Les particules d'activation lentivirales PKC beta (h) délivrent tous les composants fonctionnels du système médiateur d'activation synergique (SAM) via la transduction lentivirale. Le système comprend trois préparations de particules co-transduites dans les cellules cibles : l'une codant pour une dCas9 catalytiquement inactive (mutations D10A et N863A) fusionnée au domaine de transactivation VP64 avec un gène de résistance à la blasticidine ; une codant pour la protéine de fusion MS2-p65-HSF1 avec un gène de résistance à l'hygromycine ; et une codant pour un ARNsg de 20 nt spécifique de la cible, fusionné à deux aptamères d'ARN MS2 avec un gène de résistance à la puromycine. Après transduction lentivirale et intégration génomique des cassettes d'expression, les composants du SAM sont exprimés de manière stable et s'assemblent au locus cible dans la région promotrice proximale en amont du site de départ de la transcription PRKCB, où VP64, p65 et HSF1 agissent de manière coopérative pour recruter l'appareil transcriptionnel endogène et induire une régulation à la hausse soutenue de l'expression endogène de PKC beta. L'utilisation de dCas9 inactif sur les nucléases évite l'introduction de cassures double brin de l'ADN et préserve le locus génomique natif PRKCB ainsi que l'architecture régulatrice.

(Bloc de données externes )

# c-zhou/oatk

Hardware: AMD Instinct MI355X
Metric: HiFi Gbases/s through syncasm (syncmer+syncerr) at k=1001 s=31 (higher is better)
Workload: dtype u64

## Files before the change

### oatk_amd/csrc/kmer_hash.hpp

```cpp
#pragma once
#include "common.hpp"
#include "count.hpp"

namespace oatk {

struct KmerHashArgs {
    const uint8_t *hoco_s;
    const uint64_t *off;
    uint64_t sid0;
    const uint64_t *raw_lo;
    const uint64_t *raw_smer;
    const uint32_t *raw_mpos;
    const uint32_t *shard_cnt;
    uint32_t region_cap;
    const uint64_t *scm_off;
    uint64_t hash_mask;
    uint64_t *pos_hash, *pos_lo, *pos_smer;
    uint32_t *pos_mpos;
    uint64_t *key_hash;
    uint32_t *iota;
    uint4 *slot_rec;
    int K;
};

#define KMH_REC 16
#define KMH_WG_WAVES 4
#define KMH_WG_REC (KMH_REC * KMH_WG_WAVES)
#define KMH_WPL 8

__device__ __forceinline__ uint32_t kmh_rev_in_bytes(uint32_t x)
{
    x = ((x >> 2) & 0x33333333u) | ((x & 0x33333333u) << 2);
    return ((x >> 4) & 0x0F0F0F0Fu) | ((x & 0x0F0F0F0Fu) << 4);
}

__host__ __device__ inline int kmh_lds_stride(int K)
{
    const int nbytes = (K - 1) / 4 + 1;
    return ((nbytes + 7) >> 3) | 1;
}
__host__ __device__ inline size_t kmh_lds_bytes(int K) { return (size_t) KMH_WG_REC * kmh_lds_stride(K) * 8; }

#ifndef OATK_KMH_WAVES
#define OATK_KMH_WAVES 8
#endif
__global__ __launch_bounds__(KMH_WG_WAVES * 64, OATK_KMH_WAVES) void kmer_hash_kernel(KmerHashArgs a)
{
    extern __shared__ uint64_t kmix[];
    const uint32_t lane = threadIdx.x & 63u, q = lane & 3u;
    const uint32_t wave = __builtin_amdgcn_readfirstlane(threadIdx.x >> 6);
    const uint32_t rr = wave * (uint32_t) KMH_REC + (lane >> 2);
    const uint32_t base = blockIdx.x * (uint32_t) KMH_WG_REC;
    uint32_t cnt = a.shard_cnt[blockIdx.y];
    cnt = cnt < a.region_cap? cnt : a.region_cap;
    if (base >= cnt) return;
    const size_t src = (size_t) blockIdx.y * a.region_cap + base;
    const int K = a.K;
    const int nbytes = (K - 1) / 4 + 1, nfull = nbytes >> 3, nrem = nbytes & 7, NW = nfull + (nrem? 1 : 0);
    const int stride = kmh_lds_stride(K);
    const uint32_t nrec = cnt - base < (uint32_t) KMH_WG_REC? cnt - base : (uint32_t) KMH_WG_REC;
    if (rr < nrec) {
        const uint32_t mp = a.raw_mpos[src + rr];
        const uint64_t lo = a.raw_lo[src + rr];
        const uint32_t rev = mp & 1u, pos = mp >> 1;
        const int64_t hsw = (int64_t) (a.off[(lo >> 32) - a.sid0] >> 4);
        const uint32_t *hs32 = (const uint32_t *) a.hoco_s;
        uint64_t *out = &kmix[rr * (uint32_t) stride];
        const int per = (NW + 3) >> 2;
        for (int w0 = (int) q * per; w0 < (int) (q + 1) * per && w0 < NW; w0 += KMH_WPL) {
            const int nwd = (int) (q + 1) * per - w0 < KMH_WPL? (int) (q + 1) * per - w0 : KMH_WPL;
            const int n = w0 + nwd > NW? NW - w0 : nwd;
            const int32_t t_lo = rev? (int32_t) pos + K - 32 * (w0 + n) : (int32_t) pos + 32 * w0;
            const int32_t wi = t_lo >> 4;
            const uint32_t sh = ((uint32_t) t_lo & 15u) * 2u;
            uint32_t asc[2 * KMH_WPL + 1];
            const int64_t gbase = hsw + wi;
            if (n == KMH_WPL && gbase >= 0) {
                struct __attribute__((packed, aligned(4))) W4 { uint32_t a, b, c, e; };
                const W4 *src = (const W4 *) (hs32 + gbase);
                const W4 v0 = src[0], v1 = src[1], v2 = src[2], v3 = src[3];
                const uint32_t v4 = hs32[gbase + 16];
                const uint32_t raw[17] = {v0.a, v0.b, v0.c, v0.e, v1.a, v1.b, v1.c, v1.e, v2.a, v2.b, v2.c, v2.e, v3.a, v3.b, v3.c, v3.e, v4};
#pragma unroll
                for (int i = 0; i < 17; ++i) asc[i] = __builtin_bswap32(raw[i]);
            } else {
#pragma unroll
                for (int i = 0; i < 2 * KMH_WPL + 1; ++i) {
                    int64_t gi = gbase + i;
                    gi = gi < 0? 0 : gi;
                    asc[i] = i < 2 * n + 1? __builtin_bswap32(hs32[gi]) : 0u;
                }
            }
#pragma unroll
            for (int c = 0; c < KMH_WPL; ++c) {
                if (c >= n) break;
                const uint32_t x0 = asc[2 * c], x1 = asc[2 * c + 1], x2 = asc[2 * c + 2];
                const uint32_t hi = (uint32_t) (((uint64_t) x0 << 32 | x1) >> (32u - sh));
                const uint32_t lo = (uint32_t) (((uint64_t) x1 << 32 | x2) >> (32u - sh));
                const int j = rev? n - 1 - c : c;
                const int wd = w0 + j;
                int nb = K - 32 * wd;
                nb = nb > 32? 32 : nb;
                uint64_t word;
                if (rev) {
                    uint64_t V = (uint64_t) hi << 32 | lo;
                    if (nb < 32) V &= ~0ULL >> (64 - 2 * nb);
                    const uint64_t R = revcomp32(V);
                    word = nb < 32? bswap64(R & (~0ULL << (64 - 2 * nb)))
                                  : ~((uint64_t) kmh_rev_in_bytes(hi) << 32 | kmh_rev_in_bytes(lo));
                } else {
                    uint64_t V = (uint64_t) hi << 32 | lo;
                    if (nb < 32) V &= ~0ULL << (64 - 2 * nb);
                    word = bswap64(V);
                }
                out[wd] = wd < nfull? murmur_mix_word(word) : word;
            }
        }
    }
    const uint32_t mine = lane < nrec? lane : nrec - 1;
    uint64_t my_lo = 0;
    if (wave == 0) my_lo = a.raw_lo[src + mine];
    __syncthreads();
    if (wave != 0) return;
    const uint64_t my_sm = a.raw_smer[src + mine];
    const uint32_t my_mp = a.raw_mpos[src + mine];
    const uint64_t my_off = a.scm_off[(my_lo >> 32) - a.sid0];
    const uint32_t my_hsw = (uint32_t) (a.off[(my_lo >> 32) - a.sid0] >> 4);
    const uint64_t *km = &kmix[mine * (uint32_t) stride];
    uint64_t h = OATK_MURMUR_SEED ^ ((uint64_t) (uint32_t) nbytes * OATK_MURMUR_M);
    for (int wd = 0; wd < nfull; ++wd) h = (h ^ km[wd]) * OATK_MURMUR_M;
    if (nrem) h = (h ^ km[nfull]) * OATK_MURMUR_M;
    h ^= h >> 47; h *= OATK_MURMUR_M; h ^= h >> 47;
    if (lane < nrec) {
        const uint64_t my_p = my_off + ((uint32_t) my_lo >> 1);
        a.pos_hash[my_p] = h, a.key_hash[my_p] = h & a.hash_mask;
        a.pos_lo[my_p] = my_lo, a.pos_smer[my_p] = my_sm, a.pos_mpos[my_p] = my_mp, a.iota[my_p] = (uint32_t) my_p;
        a.slot_rec[2 * (size_t) my_p] = make_uint4((uint32_t) my_lo, (uint32_t) (my_lo >> 32), (uint32_t) my_sm, (uint32_t) (my_sm >> 32));
        a.slot_rec[2 * (size_t) my_p + 1] = make_uint4(my_mp, my_hsw, 0u, 0u);
    }
}

}
```

Measured before the change: 436.6.

## Sort k-mer records by strand within workgroup to remove strand divergence

Each wave ballots the strand bit of its 64 records and writes a forward-first permutation into a small LDS order array. Records are then assigned so forward and reverse records mostly land in separate waves, and a templated prepare routine runs the strand-specific path without divergence. The full-width fast path also drops per-word tail masking and handles only the last word with a precomputed mask. This costs extra LDS, a ballot/shuffle prologue, and a larger code footprint from instantiating both template variants.

```diff
diff --git a/oatk_amd/csrc/kmer_hash.hpp b/oatk_amd/csrc/kmer_hash.hpp
--- a/oatk_amd/csrc/kmer_hash.hpp
+++ b/oatk_amd/csrc/kmer_hash.hpp
@@ -39,7 +39,76 @@
     const int nbytes = (K - 1) / 4 + 1;
     return ((nbytes + 7) >> 3) | 1;
 }
-__host__ __device__ inline size_t kmh_lds_bytes(int K) { return (size_t) KMH_WG_REC * kmh_lds_stride(K) * 8; }
+__host__ __device__ inline size_t kmh_lds_bytes(int K) { return (size_t) KMH_WG_REC * kmh_lds_stride(K) * 8 + KMH_WG_REC; }
+
+template <bool REV>
+__device__ __forceinline__ void kmh_prepare(const uint32_t *hs32, int64_t hsw, uint32_t pos, int K, int NW, int nfull, uint32_t q, uint64_t *out)
+{
+    const int per = (NW + 3) >> 2;
+    for (int w0 = (int) q * per; w0 < (int) (q + 1) * per && w0 < NW; w0 += KMH_WPL) {
+        const int nwd = (int) (q + 1) * per - w0 < KMH_WPL? (int) (q + 1) * per - w0 : KMH_WPL;
+        const int n = w0 + nwd > NW? NW - w0 : nwd;
+        const int32_t t_lo = REV? (int32_t) pos + K - 32 * (w0 + n) : (int32_t) pos + 32 * w0;
+        const int32_t wi = t_lo >> 4;
+        const uint32_t sh = ((uint32_t) t_lo & 15u) * 2u;
+        uint32_t asc[2 * KMH_WPL + 1];
+        const int64_t gbase = hsw + wi;
+        if (n == KMH_WPL && gbase >= 0) {
+            struct __attribute__((packed, aligned(4))) W4 { uint32_t a, b, c, e; };
+            const W4 *src = (const W4 *) (hs32 + gbase);
+            const W4 v0 = src[0], v1 = src[1], v2 = src[2], v3 = src[3];
+            const uint32_t v4 = hs32[gbase + 16];
+            const uint32_t raw[17] = {v0.a, v0.b, v0.c, v0.e, v1.a, v1.b, v1.c, v1.e, v2.a, v2.b, v2.c, v2.e, v3.a, v3.b, v3.c, v3.e, v4};
+#pragma unroll
+            for (int i = 0; i < 17; ++i) asc[i] = __builtin_bswap32(raw[i]);
+            const int wl = w0 + KMH_WPL - 1;
+            int nbl = K - 32 * wl;
+            nbl = nbl > 32? 32 : nbl;
+            const uint64_t keep = bswap64(~0ULL << (64 - 2 * nbl));
+#pragma unroll
+            for (int c = 0; c < KMH_WPL; ++c) {
+                const uint32_t x0 = asc[2 * c], x1 = asc[2 * c + 1], x2 = asc[2 * c + 2];
+                const uint32_t hi = (uint32_t) (((uint64_t) x0 << 32 | x1) >> (32u - sh));
+                const uint32_t lo = (uint32_t) (((uint64_t) x1 << 32 | x2) >> (32u - sh));
+                const uint64_t word = REV? ~((uint64_t) kmh_rev_in_bytes(hi) << 32 | kmh_rev_in_bytes(lo)) : bswap64((uint64_t) hi << 32 | lo);
+                const int j = REV? KMH_WPL - 1 - c : c;
+                if (j == KMH_WPL - 1) out[wl] = wl < nfull? murmur_mix_word(word & keep) : word & keep;
+                else out[w0 + j] = murmur_mix_word(word);
+            }
+            continue;
+        }
+#pragma unroll
+        for (int i = 0; i < 2 * KMH_WPL + 1; ++i) {
+            int64_t gi = gbase + i;
+            gi = gi < 0? 0 : gi;
+            asc[i] = i < 2 * n + 1? __builtin_bswap32(hs32[gi]) : 0u;
+        }
+#pragma unroll
+        for (int c = 0; c < KMH_WPL; ++c) {
+            if (c >= n) break;
+            const uint32_t x0 = asc[2 * c], x1 = asc[2 * c + 1], x2 = asc[2 * c + 2];
+            const uint32_t hi = (uint32_t) (((uint64_t) x0 << 32 | x1) >> (32u - sh));
+            const uint32_t lo = (uint32_t) (((uint64_t) x1 << 32 | x2) >> (32u - sh));
+            const int j = REV? n - 1 - c : c;
+            const int wd = w0 + j;
+            int nb = K - 32 * wd;
+            nb = nb > 32? 32 : nb;
+            uint64_t word;
+            if (REV) {
+                uint64_t V = (uint64_t) hi << 32 | lo;
+                if (nb < 32) V &= ~0ULL >> (64 - 2 * nb);
+                const uint64_t R = revcomp32(V);
+                word = nb < 32? bswap64(R & (~0ULL << (64 - 2 * nb)))
+                              : ~((uint64_t) kmh_rev_in_bytes(hi) << 32 | kmh_rev_in_bytes(lo));
+            } else {
+                uint64_t V = (uint64_t) hi << 32 | lo;
+                if (nb < 32) V &= ~0ULL << (64 - 2 * nb);
+                word = bswap64(V);
+            }
+            out[wd] = wd < nfull? murmur_mix_word(word) : word;
+        }
+    }
+}
 
 #ifndef OATK_KMH_WAVES
 #define OATK_KMH_WAVES 8
@@ -49,7 +118,7 @@
     extern __shared__ uint64_t kmix[];
     const uint32_t lane = threadIdx.x & 63u, q = lane & 3u;
     const uint32_t wave = __builtin_amdgcn_readfirstlane(threadIdx.x >> 6);
-    const uint32_t rr = wave * (uint32_t) KMH_REC + (lane >> 2);
+    const uint32_t e = wave * (uint32_t) KMH_REC + (lane >> 2);
     const uint32_t base = blockIdx.x * (uint32_t) KMH_WG_REC;
     uint32_t cnt = a.shard_cnt[blockIdx.y];
     cnt = cnt < a.region_cap? cnt : a.region_cap;
@@ -59,71 +128,40 @@
     const int nbytes = (K - 1) / 4 + 1, nfull = nbytes >> 3, nrem = nbytes & 7, NW = nfull + (nrem? 1 : 0);
     const int stride = kmh_lds_stride(K);
     const uint32_t nrec = cnt - base < (uint32_t) KMH_WG_REC? cnt - base : (uint32_t) KMH_WG_REC;
-    if (rr < nrec) {
-        const uint32_t mp = a.raw_mpos[src + rr];
+    const uint32_t mine = lane < nrec? lane : nrec - 1;
+    const uint32_t mp_l = a.raw_mpos[src + mine];
+    const uint64_t fwd_m = __ballot(lane < nrec && !(mp_l & 1u)), rev_m = __ballot(lane < nrec && (mp_l & 1u));
+    const uint32_t nf = (uint32_t) __builtin_popcountll(fwd_m);
+    uint8_t *order = (uint8_t *) (kmix + (size_t) KMH_WG_REC * (uint32_t) stride);
+    {
+        const uint32_t at = (mp_l & 1u)? nf + __builtin_amdgcn_mbcnt_hi((uint32_t) (rev_m >> 32), __builtin_amdgcn_mbcnt_lo((uint32_t) rev_m, 0u))
+                                       : __builtin_amdgcn_mbcnt_hi((uint32_t) (fwd_m >> 32), __builtin_amdgcn_mbcnt_lo((uint32_t) fwd_m, 0u));
+        if (lane < nrec && (at >> 4) == wave) order[at] = (uint8_t) lane;
+        __builtin_amdgcn_fence(__ATOMIC_RELEASE, "wavefront");
+        __builtin_amdgcn_wave_barrier();
+        __builtin_amdgcn_fence(__ATOMIC_ACQUIRE, "wavefront");
+    }
+    const uint32_t rr = e < nrec? order[e] : 0u;
+    const uint32_t pos = (uint32_t) __shfl((int) mp_l, (int) rr) >> 1;
+    if (e < nrec) {
         const uint64_t lo = a.raw_lo[src + rr];
-        const uint32_t rev = mp & 1u, pos = mp >> 1;
         const int64_t hsw = (int64_t) (a.off[(lo >> 32) - a.sid0] >> 4);
         const uint32_t *hs32 = (const uint32_t *) a.hoco_s;
         uint64_t *out = &kmix[rr * (uint32_t) stride];
-        const int per = (NW + 3) >> 2;
-        for (int w0 = (int) q * per; w0 < (int) (q + 1) * per && w0 < NW; w0 += KMH_WPL) {
-            const int nwd = (int) (q + 1) * per - w0 < KMH_WPL? (int) (q + 1) * per - w0 : KMH_WPL;
-            const int n = w0 + nwd > NW? NW - w0 : nwd;
-            const int32_t t_lo = rev? (int32_t) pos + K - 32 * (w0 + n) : (int32_t) pos + 32 * w0;
-            const int32_t wi = t_lo >> 4;
-            const uint32_t sh = ((uint32_t) t_lo & 15u) * 2u;
-            uint32_t asc[2 * KMH_WPL + 1];
-            const int64_t gbase = hsw + wi;
-            if (n == KMH_WPL && gbase >= 0) {
-                struct __attribute__((packed, aligned(4))) W4 { uint32_t a, b, c, e; };
-                const W4 *src = (const W4 *) (hs32 + gbase);
-                const W4 v0 = src[0], v1 = src[1], v2 = src[2], v3 = src[3];
-                const uint32_t v4 = hs32[gbase + 16];
-                const uint32_t raw[17] = {v0.a, v0.b, v0.c, v0.e, v1.a, v1.b, v1.c, v1.e, v2.a, v2.b, v2.c, v2.e, v3.a, v3.b, v3.c, v3.e, v4};
-#pragma unroll
-                for (int i = 0; i < 17; ++i) asc[i] = __builtin_bswap32(raw[i]);
-            } else {
-#pragma unroll
-                for (int i = 0; i < 2 * KMH_WPL + 1; ++i) {
-                    int64_t gi = gbase + i;
-                    gi = gi < 0? 0 : gi;
-                    asc[i] = i < 2 * n + 1? __builtin_bswap32(hs32[gi]) : 0u;
-                }
-            }
-#pragma unroll
-            for (int c = 0; c < KMH_WPL; ++c) {
-                if (c >= n) break;
-                const uint32_t x0 = asc[2 * c], x1 = asc[2 * c + 1], x2 = asc[2 * c + 2];
-                const uint32_t hi = (uint32_t) (((uint64_t) x0 << 32 | x1) >> (32u - sh));
-                const uint32_t lo = (uint32_t) (((uint64_t) x1 << 32 | x2) >> (32u - sh));
-                const int j = rev? n - 1 - c : c;
-                const int wd = w0 + j;
-                int nb = K - 32 * wd;
-                nb = nb > 32? 32 : nb;
-                uint64_t word;
-                if (rev) {
-                    uint64_t V = (uint64_t) hi << 32 | lo;
-                    if (nb < 32) V &= ~0ULL >> (64 - 2 * nb);
-                    const uint64_t R = revcomp32(V);
-                    word = nb < 32? bswap64(R & (~0ULL << (64 - 2 * nb)))
-                                  : ~((uint64_t) kmh_rev_in_bytes(hi) << 32 | kmh_rev_in_bytes(lo));
-                } else {
-                    uint64_t V = (uint64_t) hi << 32 | lo;
-                    if (nb < 32) V &= ~0ULL << (64 - 2 * nb);
-                    word = bswap64(V);
-                }
-                out[wd] = wd < nfull? murmur_mix_word(word) : word;
-            }
+        const uint32_t e0 = wave * (uint32_t) KMH_REC, e1 = e0 + KMH_REC < nrec? e0 + KMH_REC : nrec;
+        if (e0 < nf) {
+            if (e < nf) kmh_prepare<false>(hs32, hsw, pos, K, NW, nfull, q, out);
+        }
+        if (e1 > nf) {
+            if (e >= nf) kmh_prepare<true>(hs32, hsw, pos, K, NW, nfull, q, out);
         }
     }
-    const uint32_t mine = lane < nrec? lane : nrec - 1;
     uint64_t my_lo = 0;
     if (wave == 0) my_lo = a.raw_lo[src + mine];
     __syncthreads();
     if (wave != 0) return;
     const uint64_t my_sm = a.raw_smer[src + mine];
-    const uint32_t my_mp = a.raw_mpos[src + mine];
+    const uint32_t my_mp = mp_l;
     const uint64_t my_off = a.scm_off[(my_lo >> 32) - a.sid0];
     const uint32_t my_hsw = (uint32_t) (a.off[(my_lo >> 32) - a.sid0] >> 4);
     const uint64_t *km = &kmix[mine * (uint32_t) stride];
```

Result: no change. 434.5 (-0.5%).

Le format lentiviral offre plusieurs avantages pratiques : l'intégration génomique stable permet une activation héréditaire au fil des divisions cellulaires ; les préparations de particules à titre élevé éliminent le besoin d'une production virale en interne ; et la compatibilité avec les types de cellules primaires, non divisibles et résistantes à la transfection élargit l'accessibilité expérimentale. Le succès de la transduction peut être confirmé et renforcé par une triple sélection antibiotique utilisant la puromycine, l'hygromycine et la blasticidine.
Réservé à la recherche. N'est pas destiné à un usage diagnostique ou thérapeutique.